Из создавшейся ситуации гетман все-таки частично нашел выход, разрешив записываться в казаки всем желающим, но они в реестр не включались, а числились в «охотниках» или волонтерах. Это решение, пусть и половинчатое, в какой – то степени на время разрядило ситуацию. Одновременно Хмельницкий направил послание королю, напоминая о необходимости поскорее решать проблему с унией, а, кроме того, просил запретить панам, возвращающимся на Украину, брать с собой военные команды.
Несмотря на то, что недовольство условиями Зборовского мира нарастало у обеих сторон, зимой и весной 1650 года никаких враждебных действий ни со стороны польского правительства, ни со стороны казаков не предпринималось. Еще с осени Хмельницкий сосредоточился над составлением реестра казацкого войска. Фактически к казацкому сословию было отнесено довольно большое количество людей, так как казак вписывался в реестр вместе со своей семьей. Каждый вписанный в реестр казак получал в собственность земельный надел, на котором он прежде работал у пана. Гетман преимущественно принимал в реестр крестьян из имений Вишневецкого и Конецпольского, с тем, чтобы не дать возможности представителям этих родов вновь распространиться по Малороссии. Кроме того, у некоторых панов отбирались целые волости, под предлогом того, что они ими были захвачены самовольно из казенных земель. Из этих конфискованных угодий формировался особый фонд ранговых поместий, которые гетманом передавались генеральной и полковой старшине, не забывая и о себе. Помимо отданного ему королем на «булаву» Чигирина, Хмельницкий присоединил к своим владениям и богатое местечко Млиев, которое приносило его бывшему владельцу Конецпольскому до 200 000 талеров дохода. Крупными землевладельцами становились также многие «значные» казаки, не говоря уже о полковниках и казацкой старшине. По существу тем самым зарождался класс будущего пожалованного украинского дворянства. Получая в свою собственность земельный надел, казак освобождался от уплаты каких-либо налогов и сборов, он лишь обязан был за него нести военную службу. Так как обработать этот надел самостоятельно он возможности не имел, в виду постоянного пребывания на службе, то нанимал людей из «поспольства», которые, конечно, предпочитали работать на своих земляков-казаков, чем на пана, о чем справедливо отмечал в своем письме королю Адам Кисель. Если исходить из того, что семья казака в среднем состояла даже из четырех человек, да еще в хозяйстве имелось хотя бы 2-3 слуги, то, по меньшей мере, 300 000 человек, не считая проживавших в местечках и городах мещан, в трех украинных воеводствах были свободны от панской зависимости.

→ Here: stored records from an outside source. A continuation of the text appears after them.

template <int SHC, bool WIDE>
__device__ __forceinline__ void shadow_image_body(const ImgParams &P, SmemShadow<SHC, WIDE> &S, const int cand) {
  constexpr int VDIM = Vox<WIDE>::VD, SD = Vox<WIDE>::SD, SR = Vox<WIDE>::SR, LB = Vox<WIDE>::LB, SETWORDS = Vox<WIDE>::SETWORDS;
  unsigned long long t_last = __builtin_readcyclecounter();
  const ImgConsts &K = c_img;
  const int tid = threadIdx.x;
  const int lane = tid & 63;
  const int set_ord = P.meta[4 * cand + 2];
  const int set_nb = P.meta[4 * cand + 3];
  uint8_t *out = P.images + (size_t)cand * kPix * K.C;
  Box B;
  load_box(P.hands[P.cand_hand[cand]], B);
  for (int i = tid; i < 3 * (kImg + 1); i += IMG_THREADS) (&S.thr[0][0])[i] = (&K.thr[0][0])[i];
  for (int i = tid; i < 128; i += IMG_THREADS) S.recip[i] = i ? 1.0 / (double)i : 0.0;
  if (tid == 0) {
    S.flag = 0;
    double lo[3] = {DBL_MAX, DBL_MAX, DBL_MAX}, hi[3] = {-DBL_MAX, -DBL_MAX, -DBL_MAX};
#pragma unroll
    for (int k = 0; k < 8; k++) {
      const double bx = (k & 1) ? B.hi[0] : B.lo[0];
      const double by = (k & 2) ? B.hi[1] : B.lo[1];
      const double bz = (k & 4) ? B.hi[2] : B.lo[2];
#pragma unroll
      for (int a = 0; a < 3; a++) {
        const double w = B.sample[a] + B.F[3 * a] * bx + B.F[3 * a + 1] * by + B.F[3 * a + 2] * bz;
        lo[a] = fmin(lo[a], w);
        hi[a] = fmax(hi[a], w);
      }
    }
    int bad = 0;
#pragma unroll
    for (int a = 0; a < 3; a++) {
      const int v0 = (int)floor(lo[a] * K.voxel_mult) - 1, v1 = (int)floor(hi[a] * K.voxel_mult) + 1;
      const int o = (int)floor(B.sample[a] * K.voxel_mult) - SR;
      S.vorg[a] = v0;
      if (v1 - v0 >= VDIM || v0 + 1 < o || v1 - 1 >= o + SD) bad = 1;
    }
    S.flag = bad;
  }
  __syncthreads();
  const int x0 = S.vorg[0], y0 = S.vorg[1], z0 = S.vorg[2];
  constexpr int NROWS = VDIM * VDIM, RPT = (NROWS + IMG_THREADS - 1) / IMG_THREADS;
  unsigned long long mask[RPT];
#pragma unroll
  for (int k = 0; k < RPT; k++) mask[k] = 0ull;
  if (set_ord >= 0) {
    const uint32_t *sb = P.set_bits + (size_t)set_ord * SETWORDS;
    const int ox = (int)floor(B.sample[0] * K.voxel_mult) - SR, oy = (int)floor(B.sample[1] * K.voxel_mult) - SR,
              oz = (int)floor(B.sample[2] * K.voxel_mult) - SR;
    const int zlo = z0 - oz;
    double invBz[3];
#pragma unroll
    for (int a = 0; a < 3; a++) {
      const double bz = B.F[6 + a] * K.voxel;
      invBz[a] = uniform_f64(fabs(bz) > 1e-9 ? 1.0 / bz : 0.0);
    }
    const int za = zlo < 0 ? 0 : zlo, zb = (zlo + VDIM < SD) ? zlo + VDIM : SD;
    const int nbits = zb - za;
    double T0[3], Ax[3], Ay[3], Lf[3], Wd[3];
    {
      const double wx = (double)x0 * K.voxel - B.sample[0], wy = (double)y0 * K.voxel - B.sample[1],
                   wz = (double)(za - zlo + z0) * K.voxel - B.sample[2];
#pragma unroll
      for (int a = 0; a < 3; a++) {
        T0[a] = uniform_f64(B.F[a] * wx + B.F[3 + a] * wy + B.F[6 + a] * wz);
        Ax[a] = uniform_f64(B.F[a] * K.voxel);
        Ay[a] = uniform_f64(B.F[3 + a] * K.voxel);
        Lf[a] = invBz[a] > 0.0 ? B.lo[a] : B.hi[a];
        Wd[a] = uniform_f64(fabs((B.hi[a] - B.lo[a]) * invBz[a]));
      }
    }
    unsigned long long fld[RPT];
#pragma unroll
    for (int k = 0; k < RPT; k++) fld[k] = 0ull;
    for (int cb = 0; cb < set_nb; cb++) {
      const uint32_t *sc = sb + (size_t)cb * SETWORDS;
      uint32_t wa[RPT], wb[RPT], wc[RPT];
#pragma unroll
      for (int k = 0; k < RPT; k++) {
        const int row = tid + k * IMG_THREADS;
        const int ix = row / VDIM, iy = row - ix * VDIM;
        const int sx = x0 + ix - ox, sy = y0 + iy - oy;
        const bool ok = row < NROWS && (unsigned)sx < (unsigned)SD && (unsigned)sy < (unsigned)SD && za < zb;
        const int w0 = ok ? ((sx * SD + sy) * SD + za) >> 5 : 0;
        wa[k] = sc[w0];
        wb[k] = sc[w0 + 1 < SETWORDS ? w0 + 1 : SETWORDS - 1];
        wc[k] = sc[w0 + 2 < SETWORDS ? w0 + 2 : SETWORDS - 1];
      }
#pragma unroll
      for (int k = 0; k < RPT; k++) {
        const int row = tid + k * IMG_THREADS;
        const int ix = row / VDIM, iy = row - ix * VDIM;
        const int sx = x0 + ix - ox, sy = y0 + iy - oy;
        const bool ok = row < NROWS && (unsigned)sx < (unsigned)SD && (unsigned)sy < (unsigned)SD && za < zb;
        const int b0 = ok ? (sx * SD + sy) * SD + za : 0;
        const int w0 = b0 >> 5, sh = b0 & 31;
        const unsigned long long lo64 = (unsigned long long)wa[k] | ((unsigned long long)(w0 + 1 < SETWORDS ? wb[k] : 0u) << 32);
        const unsigned long long hi = (w0 + 2 < SETWORDS) ? wc[k] : 0u;
        const unsigned long long f = (lo64 >> sh) | (sh ? (hi << (64 - sh)) : 0ull);
// ... 46 lines not shown
        }
      }
      while (field) {
        const int t = __ffsll((long long)field) - 1;
        field &= field - 1;
        const int iz = za + t - zlo;
        double th[3];
        to_hand(B, (double)(ix + x0) * K.voxel, (double)(iy + y0) * K.voxel, (double)(iz + z0) * K.voxel, th);
        if (in_box(B, th)) mask[k] |= 1ull << iz;
      }
    }
  }
#pragma unroll
  for (int k = 0; k < RPT; k++) {
    const int row = tid + k * IMG_THREADS;
    if (row < NROWS) S.bp.rows.rowcnt[row] = (uint8_t)__popcll(mask[k]);
  }
  __syncthreads();
  TICK(0);
  int cnt = 0;
#pragma unroll
  for (int k = 0; k < RPT; k++) {
    const int row = tid * RPT + k;
    if (row < NROWS) cnt += S.bp.rows.rowcnt[row];
  }
  int n_sh;
  int pos = block_excl_scan(S, cnt, &n_sh);
  if (n_sh > SHC) {
    if (tid == 0) {
      if (P.overflow_list) {
        const int slot = atomicAdd(P.overflow_count, 1);
        P.overflow_list[slot] = cand;
      } else {
        atomicOr(P.status, 4);
      }
    }
    return;
  }
#pragma unroll
  for (int k = 0; k < RPT; k++) {
    const int row = tid * RPT + k;
    if (row < NROWS) {
      S.bp.rows.rowbase[row] = (uint16_t)pos;
      pos += S.bp.rows.rowcnt[row];
    }
  }
  __syncthreads();
#pragma unroll
  for (int k = 0; k < RPT; k++) {
    const int row = tid + k * IMG_THREADS;
    if (row >= NROWS) continue;
    unsigned long long m = mask[k];
    int at = S.bp.rows.rowbase[row];
    const int rx = row / VDIM, ry = row - rx * VDIM;
    const uint32_t rowpos = ((uint32_t)rx << 12) | ((uint32_t)ry << 6);
    while (m) {
      const int iz = __ffsll((long long)m) - 1;
      m &= m - 1;
      S.lin[at++] = rowpos | (uint32_t)iz;
    }
  }
  __syncthreads();
  const int ns = n_sh < SHC ? n_sh : SHC;
  if (P.dbg && tid == 0) {
    atomicMax(&P.dbg[28], (unsigned long long)n_sh);
    atomicAdd(&P.dbg[29], (unsigned long long)n_sh);
  }
  for (int k = tid; k < ns; k += IMG_THREADS) {
    const int lin = (int)S.lin[k];
    const int ix = lin >> 12, iy = (lin >> 6) & 63, iz = lin & 63;
    double th[3];
    to_hand(B, (double)(ix + x0) * K.voxel, (double)(iy + y0) * K.voxel, (double)(iz + z0) * K.voxel, th);
    const uint32_t c3 = cells_of(S, B, th);
    S.lin[k] = (uint32_t)lin | ((c3 & 0xfffu) << LB);
    S.cz[k] = (uint8_t)(c3 >> 12);
  }
  __syncthreads();
  TICK(1);
  auto cell_of_entry = [&](int k, int pr) {
    const uint32_t v = S.lin[k];
    return cell_of_key(((v >> LB) & 0xfffu) | ((uint32_t)S.cz[k] << 12), pr);
  };
  for (int pr = 0; pr < 3; pr++) {
    for (int c = tid; c < kPix / 4; c += IMG_THREADS) reinterpret_cast<uint4 *>(S.cells)[c] = make_uint4(0u, 0u, 0u, 0u);
    __syncthreads();
    for (int k = tid; k < ns; k += IMG_THREADS) atomicAdd(&S.cells[cell_of_entry(k, pr)], 1u);
    __syncthreads();
    scan_cells(S);
    for (int k = tid; k < ns; k += IMG_THREADS) {
      const uint32_t old = atomicAdd(&S.cells[cell_of_entry(k, pr)], 1u);
      S.bp.place[(old >> 16) + (old & 0xffffu)] = (uint16_t)k;
    }
    __syncthreads();
    TICK(2);
    const int da = depth_axis(pr);
    const double Fd0 = da == 0 ? B.F[0] : (da == 1 ? B.F[1] : B.F[2]);
    const double Fd1 = da == 0 ? B.F[3] : (da == 1 ? B.F[4] : B.F[5]);
    const double Fd2 = da == 0 ? B.F[6] : (da == 1 ? B.F[7] : B.F[8]);
    const double offd = da == 0 ? B.off[0] : (da == 1 ? B.off[1] : B.off[2]);
    float lmax = -FLT_MAX;
    int lany = 0;
    const int n_nz = list_nonempty_cells(S, S.nz);
    for (int c = tid; c < kPix / 4; c += IMG_THREADS) reinterpret_cast<float4 *>(S.raster0)[c] = make_float4(0.f, 0.f, 0.f, 0.f);
    __syncthreads();
    TICK(9);
    for (int qn = tid; qn < n_nz; qn += IMG_THREADS) {
      const int c = S.nz[qn];
      const uint32_t w = S.cells[c];
      const int cn = (int)(w & 0xffffu), start = (int)(w >> 16);
      float v = 0.f, fc = 0.f;
      auto visit = [&](int k) {
        const int lin = (int)(S.lin[k] & ((1u << LB) - 1u));
        const int ix = lin >> 12, iy = (lin >> 6) & 63, iz = lin & 63;
        const double c0 = (double)(ix + x0) * K.voxel - B.sample[0], c1 = (double)(iy + y0) * K.voxel - B.sample[1],
                     c2 = (double)(iz + z0) * K.voxel - B.sample[2];
        const double td = Fd0 * c0 + Fd1 * c1 + Fd2 * c2;
        const double d = div_len(td - offd, da);
        fc = (float)((double)fc + 1.0);
        v = (float)((double)v + (d - (double)v) * recip_count<128>(S.recip, fc));
      };
      sort_u16(&S.bp.place[start], cn);
      for (int e = 0; e < cn; e++) visit((int)S.bp.place[start + e]);
      lmax = fmaxf(lmax, v);
      lany = 1;
      S.raster0[c] = v;
    }
    __syncthreads();
    TICK(10);
    lmax = wave_max_f32(lmax);
    lany = __ballot(lany != 0) != 0ull;
    if (lane == 0) {
      S.red_f[tid >> 6] = lmax;
      S.red_i[tid >> 6] = lany;
    }
    __syncthreads();
    float gmax = -FLT_MAX;
    int gany = 0;
#pragma unroll
    for (int w = 0; w < IMG_WAVES; w++) {
      gmax = fmaxf(gmax, S.red_f[w]);
      gany |= S.red_i[w];
    }
    const double mxd = gany ? (double)gmax : 0.0;
    const float mxf = (float)mxd;
    for (int c = tid; c < kPix / 4; c += IMG_THREADS) {
      const uint4 w = reinterpret_cast<const uint4 *>(S.cells)[c];
      float4 r = reinterpret_cast<float4 *>(S.raster0)[c];
      r.x = ((w.x & 0xffffu) ? mxf : 0.0f) - r.x;
      r.y = ((w.y & 0xffffu) ? mxf : 0.0f) - r.y;
      r.z = ((w.z & 0xffffu) ? mxf : 0.0f) - r.z;
      r.w = ((w.w & 0xffffu) ? mxf : 0.0f) - r.w;
      reinterpret_cast<float4 *>(S.raster0)[c] = r;
    }
    __syncthreads();
    TICK(3);
    finalize_planes<1>(S, &S.raster0[0], nullptr, out + (size_t)(pr * K.per + 4) * kPix);
    TICK(4);
  }
  if (tid == 0 && S.flag) atomicOr(P.status, S.flag);
}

С принятием единого реестра количество казацких полков было сокращено до 16, хотя их численность уменьшилась не намного. Полки и сотни, из которых они состояли, по-прежнему, именовались по местам своей дислокации. Всего насчитывалось 220 сотен различной численности. Полковники и сотники в зоне своей ответственности являлись полноправными начальниками, решающими все вопросы административно-хозяйственной и судебной деятельности не только казаков, но и всего населения. Проще говоря на всей казацкой территории стало действовать административное устройство запорожской Сечи.
Помимо чисто казацких формирований в войсках Хмельницкого было значительное количество валашской ( молдавской и сербской ) конницы, а также отборное подразделение татар, составлявшее личную охрану гетмана.
Для мещан в городах Брацлаве, Виннице, Черкассах, Василькове, Овруче, Киеве, Переяславле, Остре, Нежине, Мглине, Чернигове, Почепе, Козельце, Стародубе, Новогород-Северском было сохранено магдебургское право, предусматривавшее свой суд и общинное самоуправление. Для ремесленников сохранилось право объединяться в цеха, которые имели свои гербы и печати.
Пока в гетманской ставке занимались проведением военно-административной реформы, Серко скучал на своем хуторе, так как заняться ему там было особенно нечем. Мать вела хозяйство твердой рукой и в помощи сына не нуждалась, тем более, что в зимнее время объем работы по хозяйству значительно уменьшился. Да и сам Иван никогда склонности к занятию сельским хозяйством не чувствовал, поэтому подумывал о том, чтобы с наступлением лета отправиться в Чигирин и приискать себе какую-нибудь должность при гетманской ставке.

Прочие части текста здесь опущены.